In Repubblica Democratica del Congo (RDC), come ha spiegato Msf, meno del 15% dei pazienti che necessitano di terapia antiretrovirale la riceve, solo l’11% delle strutture sanitarie offre il trattamento e meno del 6% di madri sieropositive ha accesso ai farmaci antiretrovirali per prevenire la trasmissione dei virus ai loro bambini.
“Visitiamo pazienti gravemente malati che hanno disperatamente cercato di avere accesso alle terapie antiretrovirali”, ha raccontato Thierry Dethier, esperto di Hiv per Msf in Congo. “Per troppi, la malattia è progredita a tal punto che stanno letteralmente morendo alle nostre porte”.
Alcuni governi hanno fatto passi avanti coraggiosi per affrontare la pandemia dell’Hiv/Aids. L’organizzazione medico umanitaria ha sottolineato come negli ultimi anni, in Zimbabwe e Malawi, i programmi di cura sono stati sostanzialmente ampliati. Il Malawi è stato il primo Paese in Africa ad attuare i protocolli per la prevenzione della trasmissione da madre a figlio, che prevedono cure a lungo termine per le mamme sieropositive in attesa o in allattamento. Il Mozambico ha recentemente adottato un protocollo simile, che prevede la prescrizione di trattamenti di prima linea migliori e il monitoraggio dei progressi compiuti mediante test sulla carica virale.

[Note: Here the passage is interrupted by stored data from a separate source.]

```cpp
size_t mlp_step2_lds_bytes();
int launch_mlp_step2(const MlpArgs& a, int grid, hipStream_t s);
size_t mlp_step3_lds_bytes();
size_t mlp_step3_wop_bytes();
int launch_mlp3_prep(const float* params, const MlpLayout& L, int D, void* wop3, hipStream_t s);
int launch_mlp_step3(const MlpArgs& a, int grid, hipStream_t s);
int launch_mlp_reduce(const float* slabs, const double* loss_part, int n_slabs, int n_params, const PpoHyper& h, float* grads,
                      float* out_scalars, hipStream_t s, double* sq_part = nullptr, float* step_dev = nullptr,
                      unsigned* scratch_counter = nullptr,
                      double beta1 = 0.0, double beta2 = 0.0, double* bc_out = nullptr);
__device__ __forceinline__ void adv_partial_sums(const float4* __restrict__ rec, int rec_stride, const int32_t* __restrict__ idx,
                                                 int M, int first, int step, double& s, double& q) {
    int i = first;
    for (; i + 3 * step < M; i += 4 * step) {
        const int j0 = idx[i], j1 = idx[i + step], j2 = idx[i + 2 * step], j3 = idx[i + 3 * step];
        const float x0 = rec[(size_t)j0 * rec_stride].y, x1 = rec[(size_t)j1 * rec_stride].y;
        const float x2 = rec[(size_t)j2 * rec_stride].y, x3 = rec[(size_t)j3 * rec_stride].y;
        s += (double)x0; q += (double)x0 * (double)x0;
        s += (double)x1; q += (double)x1 * (double)x1;
        s += (double)x2; q += (double)x2 * (double)x2;
        s += (double)x3; q += (double)x3 * (double)x3;
    }
    for (; i < M; i += step) {
        const double x = (double)rec[(size_t)idx[i] * rec_stride].y;
        s += x;
        q += x * x;
    }
}

struct WideCopies {
    int w[2][3];
    int NL, Hd, D;
    float* wop;
    unsigned short* wop3;
};
int launch_adam_tail(float* params, float* grads, float* exp_avg, float* exp_avg_sq, int n_params, const double* sq_part,
                     double max_norm, const float* lr_dev, const float* step_dev, double beta1, double beta2, double eps,
                     float* out_norm, hipStream_t s, const WideCopies* wide = nullptr, const float4* rec = nullptr, int rec_stride = 1,
// ... 4 lines not shown
```

Before: 259.2 million env-steps/s.

## Fold wop3 prep into adv-stats kernel, vectorize slab reduce, pad slab stride

Removes the separate k_mlp3_prep launch by giving k_adv_stats_idx 24 extra blocks that build the split-bf16 weight operand copies, and skips the unused fp32 w1op copy under variant 3. The slab gradient reduction becomes a 256-thread kernel that loads float4 rows with a 64-aligned slab stride, replacing the 1024-thread scalar reduce. The Adam update block count is raised to cover one element per thread, capped at 128 blocks. This trades one fewer launch and wider loads for a larger stats kernel and more Adam blocks.

```diff
diff --git a/aur_ppo_amd/csrc/bf16x3.h b/aur_ppo_amd/csrc/bf16x3.h
--- a/aur_ppo_amd/csrc/bf16x3.h
+++ b/aur_ppo_amd/csrc/bf16x3.h
@@ -223,4 +223,23 @@
     return 2;
 }
 
-}
+__device__ __forceinline__ void wop3_prepare(const float* __restrict__ params, const int (&w1)[2], const int (&w2)[2], int D,
+                                             unsigned short* __restrict__ wop3, int first, int step) {
+    for (int e = first; e < 4 * kWopMats * kWopKs * 64 * 8; e += step) {
+        const int j = e & 7, lane = (e >> 3) & 63, ks = (e >> 9) & 3, mt = (e >> 11) % kWopMats, wi = (e >> 11) / kWopMats;
+        const int net = wi >> 1, cb = wi & 1;
+        const int k = 16 * ks + 8 * (lane >> 5) + j, c = cb * 32 + (lane & 31);
+        float v;
+        if (mt == 0) v = k < D ? params[w1[net] + c * D + k] : 0.0f;
+        else if (mt == 1) v = params[w2[net] + c * 64 + k];
+        else v = params[w2[net] + k * 64 + c];
+        unsigned p0, p1, p2;
+        split3(v, 0.0f, p0, p1, p2);
+        const int at = wop3_index(wi, mt, ks, 0, lane, j);
+        wop3[at] = (unsigned short)p0;
+        wop3[at + kWopBlock] = (unsigned short)p1;
+        wop3[at + 2 * kWopBlock] = (unsigned short)p2;
+    }
+}
+
+}
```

Ciononostante, Msf ha denunciato come i piani per incrementare il trattamento e migliorare la qualità delle cure rischiano di essere interamente demoliti a causa del ristagno del supporto internazionale, mentre i donatori fanno finta di dimenticare gli impegni presi in precedenza. Anche importanti istituzioni nella lotta contro la pandemia come il Fondo Globale, infatti, affrontano un grave calo dei finanziamenti a causa del minor interesse dei donatori.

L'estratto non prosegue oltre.